Lhassa, quadrillée par les forces de l'ordre, dimanche 16 mars 2006 © TF1/LCI 
Exclusif : Lhassa, en caméra cachée
Quelque cent personnes ont été tuées dans les violences survenues au Tibet, a affirmé lundi le Premier ministre tibétain en exil à Dharamsala, dans le nord de l'Inde, tandis que le Parlement des tibétains en exil annonce, lui, des "centaines" de tués depuis une semaine. "Le fait que de vastes manifestations qui ont débuté le 10 mars dans la capitale Lhassa et d'autres régions du Tibet aient entraîné la mort de centaines de Tibétains avec usage de la force (...) doit être porté à l'attention des Nations unies et de la communauté internationale", a indiqué le communiqué du Parlement en exil dans un communiqué, sans livrer aucun détail sur ce décompte.
Ce chiffre, invérifiable, est beaucoup plus élevé que celui fourni par les autorités chinoises qui ont avancé le nombre de 13 tués. Les conseillers du dalaï lama ont réaffirmé lundi avoir reçu la confirmation de 80 morts, parmi lesquels 26 personnes qui auraient été abattues samedi par les forces de sécurité chinoises près d'une prison de Lhassa. Plus mesuré que le Parlement, le Premier ministre du gouvernement tibétain en exil, Samdhong Rinpoché, a admis qu'il était "très difficile d'obtenir des chiffres précis". "Mais je pense que le bilan est presque proche du chiffre de 100 morts", a-t-il dit lors d'une conférence de presse.
Une enquête
Les autorités tibétaines assurent disposer d'informations "fiables" obtenues depuis le Tibet par des proches des familles et grâce à leurs propres réseaux d'informateurs. Mais ils reconnaissent aussi qu'il est difficile de dresser des bilans précis. Par exemple, "une personne nous a dit avoir compté 68 corps dans une morgue", mais cela n'a pas pu être confirmé, a expliqué dimanche un conseiller du dalaï lama, Tenzin Takhla.
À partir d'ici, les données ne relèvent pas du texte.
@@ -365,11 +372,14 @@
     }
     const int lane = tid & 63;
     const int wave = __builtin_amdgcn_readfirstlane(tid >> 6);
+    const int grp = NG == 2 ? wave >> 2 : 0;
+    const int w4 = NG == 2 ? wave & 3 : wave;
+    const bool g0 = grp == 0;
     const int l16 = lane & 15, g = lane >> 4;
     const long row0 = (long)blockIdx.x * RB;
     const int img = (int)(row0 / p.rows_per_img);
     const int a_rd = l16 * 128 + ((g ^ (l16 & 7)) << 4);
-    const int nb = wave * (C / 4);
+    const int nb = w4 * (C / 4);
     long long* const stamps = reinterpret_cast<long long*>(p.dbg[7]);
     auto stamp = [&](int k) __attribute__((always_inline)) { if (stamps && tid == 0) stamps[(long)blockIdx.x * 32 + k] = wall_clock64(); };
     stamp(0);
@@ -377,7 +387,7 @@
     f16x8 bq[NS][10];
     f16x8 bs[KT][10];
     const unsigned lo_c = (unsigned)((g * C + nb + l16) * 16);
-    const unsigned lo_1 = (unsigned)((g * 2 * F + wave * 32 + l16) * 16);
+    const unsigned lo_1 = (unsigned)((g * 2 * F + w4 * 32 + l16) * 16);
     const __amdgpu_buffer_rsrc_t u_o1 = __builtin_amdgcn_make_buffer_rsrc((void*)p.wo1, 0, C * C * 2, 0x00020000);
     const __amdgpu_buffer_rsrc_t u_q2 = __builtin_amdgcn_make_buffer_rsrc((void*)p.wq2, 0, C * C * 2, 0x00020000);
     const __amdgpu_buffer_rsrc_t u_o2 = __builtin_amdgcn_make_buffer_rsrc((void*)p.wo2, 0, C * C * 2, 0x00020000);
@@ -388,10 +398,10 @@
     auto ld_cc = [&](f16x8 (&b)[10], __amdgpu_buffer_rsrc_t rs, int t) __attribute__((always_inline)) { load_b<NTW>(b, rs, lo_c, t * KT_C, KS_C); };
     auto ld_ff = [&](f16x8 (&b)[10], int cc, int pos) __attribute__((always_inline)) {
         if (pos < KT) load_b_geglu(b, u_1, lo_1, cc * CH1 + pos * KT_1, KS_1, GATE);
-        else load_b<NTW>(b, u_2, lo_c, (cc - 1) * CH2 + (pos - KT) * KT_C, KS_C);
+        else load_b<NTW>(b, u_2, lo_c, (cc - CS) * CH2 + (pos - KT) * KT_C, KS_C);
     };
 
-    static_for<KT>([&](auto tc) __attribute__((always_inline)) { ld_cc(bs[decltype(tc)::value], u_o1, decltype(tc)::value); });
+    if (g0) static_for<KT>([&](auto tc) __attribute__((always_inline)) { ld_cc(bs[decltype(tc)::value], u_o1, decltype(tc)::value); });
 
     {
         __amdgpu_buffer_rsrc_t rsA = __builtin_amdgcn_make_buffer_rsrc((void*)(p.a1 + row0 * C), 0, RB * C * 2, 0x00020000);
@@ -401,20 +411,23 @@
         for (int kt = 0; kt < KT; kt++)
 #pragma unroll
             for (int qq = 0; qq < RT / 2; qq++) {
-                const int q8 = qq * 4 + wave;
+                const int q8 = qq * 4 + w4;
                 const unsigned off = (unsigned)(((q8 * 8 + rsub) * C + kt * 64 + gch * 8) * 2);
-                __builtin_amdgcn_raw_ptr_buffer_load_lds(rsA, (lds_ptr)(P + kt * TB + q8 * 1024), 16, off, 0, 0, 0);
-                __builtin_amdgcn_raw_ptr_buffer_load_lds(rsX, (lds_ptr)(X + kt * TB + q8 * 1024), 16, off, 0, 0, 0);
+                if (NG == 1 || g0) __builtin_amdgcn_raw_ptr_buffer_load_lds(rsA, (lds_ptr)(P + kt * TB + q8 * 1024), 16, off, 0, 0, 0);
+                if (NG == 1 || !g0) __builtin_amdgcn_raw_ptr_buffer_load_lds(rsX, (lds_ptr)(X + kt * TB + q8 * 1024), 16, off, 0, 0, 0);
             }
     }
     asm volatile("s_waitcnt vmcnt(0)" ::: "memory");
     lds_barrier();
     stamp(1);
 
-    {
+    if (g0) {
         f32x4 acc[RT][NTW];
         zero_acc(acc);
-        square_stage<RT, KT, NTW>(P, a_rd, bs, acc, [&](f16x8 (&)[10], int t) __attribute__((always_inline)) { if (t < AH) ld_cc(bq[t % NS], u_q2, t); },
+        square_stage<RT, KT, NTW>(P, a_rd, bs, acc, [&](f16x8 (&)[10], int t) __attribute__((always_inline)) {
+                                  constexpr int DL = NG == 2 ? 1 : 0;
+                                  if (t >= DL && t - DL < AH) ld_cc(bq[(t - DL) % NS], u_q2, t - DL);
+                              },
                               [&](int t) __attribute__((always_inline)) { stamp(16 + t); });
         stamp(21);
         epi_to_lds<RT, NTW, true>(acc, vec(V_BO1), nb, X, X, lane);
@@ -422,13 +435,13 @@
     }
     lds_barrier();
     stamp(2);
-    dump_img<RT, C>(X, p.dbg[0], row0, tid);
-    ln_rows<RT, C>(X, P, vec(V_G2), vec(V_BE2), p.eps2, tid);
+    dump_img<RT, C, NTH>(X, p.dbg[0], row0, tid);
+    if (g0) ln_rows<RT, C>(X, P, vec(V_G2), vec(V_BE2), p.eps2, tid);
     lds_barrier();
     stamp(3);
-    dump_img<RT, C>(P, p.dbg[1], row0, tid);
-
-    {
+    dump_img<RT, C, NTH>(P, p.dbg[1], row0, tid);
+
+    if (g0) {
         f32x4 acc[RT][NTW];
         zero_acc(acc);
         gemm_stage<RT, KT, NTW, 0, NS>(P, a_rd, bq, acc, [&](f16x8 (&b)[10], int t) __attribute__((always_inline)) { ld_cc(b, u_q2, t); },
@@ -437,43 +450,46 @@
     }
     lds_barrier();
     stamp(4);
-    dump_img<RT, C>(R, p.dbg[2], row0, tid);
+    dump_img<RT, C, NTH>(R, p.dbg[2], row0, tid);
 
     {
         constexpr int DS = (D + 15) / 16, DP = DS * 16, TKP = TKT * 16;
-        const int hpw = p.heads >> 2;
+        const int hpw = p.heads >> (NG == 2 ? 3 : 2);
         const long per_img = (long)p.heads * TKP * DP;
         cross_attention<RT, D, TKT>(R, P, p.kp + img * per_img, p.vtp + img * per_img, wave * hpw, hpw, p.sc_log2e, p.Tk, lane);
     }
     lds_barrier();
     stamp(5);
-    dump_img<RT, C>(P, p.dbg[3], row0, tid);
-
-    {
+    dump_img<RT, C, NTH>(P, p.dbg[3], row0, tid);
+
+    if (g0) {
         f32x4 acc[RT][NTW];
         zero_acc(acc);
         gemm_stage<RT, KT, NTW, KT, NS>(P, a_rd, bq, acc, [&](f16x8 (&b)[10], int t) __attribute__((always_inline)) { ld_cc(b, u_o2, t); },
                                     [&](f16x8 (&b)[10], int j) __attribute__((always_inline)) { ld_ff(b, 0, j); });
         epi_to_lds<RT, NTW, true>(acc, vec(V_BO2), nb, X, X, lane);
+    } else {
+        static_for<AH>([&](auto jc) __attribute__((always_inline)) { ld_ff(bq[(2 * KT + decltype(jc)::value) % NS], grp, decltype(jc)::value); });
     }
     lds_barrier();
     stamp(6);
-    dump_img<RT, C>(X, p.dbg[4], row0, tid);
-    ln_rows<RT, C>(X, P, vec(V_G3), vec(V_BE3), p.eps3, tid);
+    dump_img<RT, C, NTH>(X, p.dbg[4], row0, tid);
+    if (g0) ln_rows<RT, C>(X, P, vec(V_G3), vec(V_BE3), p.eps3, tid);
     lds_barrier();
     stamp(7);
-    dump_img<RT, C>(P, p.dbg[5], row0, tid);
+    dump_img<RT, C, NTH>(P, p.dbg[5], row0, tid);
 
     f32x4 accY[RT][NTW];
     zero_acc(accY);
     {
         constexpr int S0 = 2 * KT;
         f32x4 accG[RT][4];
+        auto hbuf = [&](int c) __attribute__((always_inline)) { return R + (NG == 2 ? grp * 2 + ((c >> 1) & 1) : c & 1) * (G2T * TB); };
         auto geglu_store = [&](int c) __attribute__((always_inline)) {
-            char* H = R + (c & 1) * (G2T * TB);
+            char* H = hbuf(c);
 #pragma unroll
             for (int jt = 0; jt < 2; jt++) {
-                const int hc = wave * 32 + jt * 16 + g * 4;
+                const int hc = w4 * 32 + jt * 16 + g * 4;
                 const f16x4 bv = *reinterpret_cast<const f16x4*>(vec(V_B1) + (c * HC + hc) * 2);
                 const f16x4 bg = *reinterpret_cast<const f16x4*>(vec(V_B1) + (F + c * HC + hc) * 2);
 #pragma unroll
@@ -486,18 +502,19 @@
             }
         };
         zero_acc(accG);
-        gemm_stage<RT, KT, 4, S0, NS>(P, a_rd, bq, accG, [&](f16x8 (&b)[10], int t) __attribute__((always_inline)) { ld_ff(b, 0, t); },
-                                  [&](f16x8 (&b)[10], int j) __attribute__((always_inline)) { ld_ff(b, 1, j); });
-        geglu_store(0);
+        gemm_stage<RT, KT, 4, S0, NS>(P, a_rd, bq, accG, [&](f16x8 (&b)[10], int t) __attribute__((always_inline)) { ld_ff(b, grp, t); },
+                                  [&](f16x8 (&b)[10], int j) __attribute__((always_inline)) { ld_ff(b, grp + CS, j); });
+        geglu_store(grp);
         lds_barrier();
         stamp(8);
-        auto ff_iter = [&](auto st, int c) __attribute__((always_inline)) {
+        auto ff_iter = [&](auto st, int k) __attribute__((always_inline)) {
             constexpr int ST = decltype(st)::value;
-            const bool last = c == NCHUNK - 1;
+            const int c = grp + k * CS;
+            const bool last = k == NITER - 1;
             auto request = [&](f16x8 (&b)[10], int pos) __attribute__((always_inline)) {
                 if (pos < PER) ld_ff(b, c, pos);
-                else if (!last) ld_ff(b, c + 1, pos - PER);
-                else ld_ff(b, NCHUNK, KT + pos - PER);
+                else if (!last) ld_ff(b, c + CS, pos - PER);
+                else ld_ff(b, NG == 1 ? NCHUNK : c + CS, KT + pos - PER);
             };
             zero_acc(accG);
             static_for<KT>([&](auto tc) __attribute__((always_inline)) {
@@ -507,38 +524,39 @@
                 mma_ktile<RT, 4>(P + t * TB, a_rd, bq[(ST + t) % NS], accG);
                 __builtin_amdgcn_sched_barrier(0);
             });
-            if (c == 3) stamp(24); else if (c == 4) stamp(28);
-            const char* Hp = R + ((c - 1) & 1) * (G2T * TB);
+            if ((NG == 1 ? c : k) == 3) stamp(24); else if ((NG == 1 ? c : k) == 4) stamp(28);
+            const char* Hp = hbuf(c - CS);
             static_for<G2T>([&](auto uc) __attribute__((always_inline)) {
                 constexpr int u = decltype(uc)::value;
                 request(bq[(ST + KT + u + AH) % NS], KT + u + AH);
                 __builtin_amdgcn_sched_barrier(0);
                 mma_ktile<RT, NTW>(Hp + u * TB, a_rd, bq[(ST + KT + u) % NS], accY);
             });
-            if (c == 3) stamp(25); else if (c == 4) stamp(29);
+            if ((NG == 1 ? c : k) == 3) stamp(25); else if ((NG == 1 ? c : k) == 4) stamp(29);
             geglu_store(c);
-            if (c == 3) stamp(26); else if (c == 4) stamp(30);
+            if ((NG == 1 ? c : k) == 3) stamp(26); else if ((NG == 1 ? c : k) == 4) stamp(30);
             lds_barrier();
-            if (c == 2) stamp(23); else if (c == 3) stamp(27); else if (c == 4) stamp(31);
+            if ((NG == 1 ? c : k) == 2) stamp(23); else if ((NG == 1 ? c : k) == 3) stamp(27); else if ((NG == 1 ? c : k) == 4) stamp(31);
         };
         constexpr int B0 = (S0 + KT) % NS;
-        int c = 1;
-        for (; c + NS <= NCHUNK; c += NS) {
-            ff_iter(std::integral_constant<int, B0 % NS>{}, c);
-            ff_iter(std::integral_constant<int, (B0 + 1) % NS>{}, c + 1);
-            if constexpr (NS == 3) ff_iter(std::integral_constant<int, (B0 + 2) % NS>{}, c + 2);
-        }
-        constexpr int REM = (NCHUNK - 1) % NS;
-        if constexpr (REM >= 1) ff_iter(std::integral_constant<int, B0 % NS>{}, c);
-        if constexpr (REM >= 2) ff_iter(std::integral_constant<int, (B0 + 1) % NS>{}, c + 1);
+        int k = 1;
+        for (; k + NS <= NITER; k += NS) {
+            ff_iter(std::integral_constant<int, B0 % NS>{}, k);
+            ff_iter(std::integral_constant<int, (B0 + 1) % NS>{}, k + 1);
+            if constexpr (NS == 3) ff_iter(std::integral_constant<int, (B0 + 2) % NS>{}, k + 2);
+        }
+        constexpr int REM = (NITER - 1) % NS;
+        if constexpr (REM >= 1) ff_iter(std::integral_constant<int, B0 % NS>{}, k);
+        if constexpr (REM >= 2) ff_iter(std::integral_constant<int, (B0 + 1) % NS>{}, k + 1);
         stamp(9);
         {
-            constexpr int ST = (S0 + KT + (NCHUNK - 1) * PER) % NS;
-            const char* Hp = R + ((NCHUNK - 1) & 1) * (G2T * TB);
+            constexpr int ST = (S0 + KT + (NITER - 1) * PER) % NS;
+            const int cl = grp + (NITER - 1) * CS;
+            const char* Hp = hbuf(cl);
             static_for<G2T>([&](auto uc) __attribute__((always_inline)) {
                 constexpr int u = decltype(uc)::value;
-                if constexpr (u + AH < G2T) ld_ff(bq[(ST + u + AH) % NS], NCHUNK, KT + u + AH);
-                else if (has_po) ld_cc(bq[(ST + u + AH) % NS], u_po, u + AH - G2T);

Le Premier ministre Samdhong Rinpoché, qui se dit "impuissant", a réitéré un appel à une enquête internationale lancé la veille par le dalaï lama. "Nous demandons à la communauté internationale et aux Nations unies d'envoyer des délégations ou des commissions au Tibet", a-t-il dit. Le Parlement a affirmé avoir établi "un comité d'informations et de surveillance" destiné à rassembler les informations venant de la région autonome chinoise où les journalistes étrangers ne peuvent pas travailler librement.
"Ordre de tirer"
Le président du Parlement, Karma Chophel, a rappelé que la Chine avait fixé un ultimatum aux manifestants pour leur reddition et que, selon ses informations, "un ordre de tirer à vue avait été donné". Le Parlement tibétain en exil est une assemblée basée à Dharamsala, dans les montagnes du nord de l'Inde, où le dalaï lama a trouvé refuge en 1959 après le soulèvement raté contre le joug de Pékin à Lhassa. Formé en 1962, cet organe consultatif élit depuis 1990 le gouvernement en exil. Environ 100.000 exilés tibétains sont réfugiés en Inde.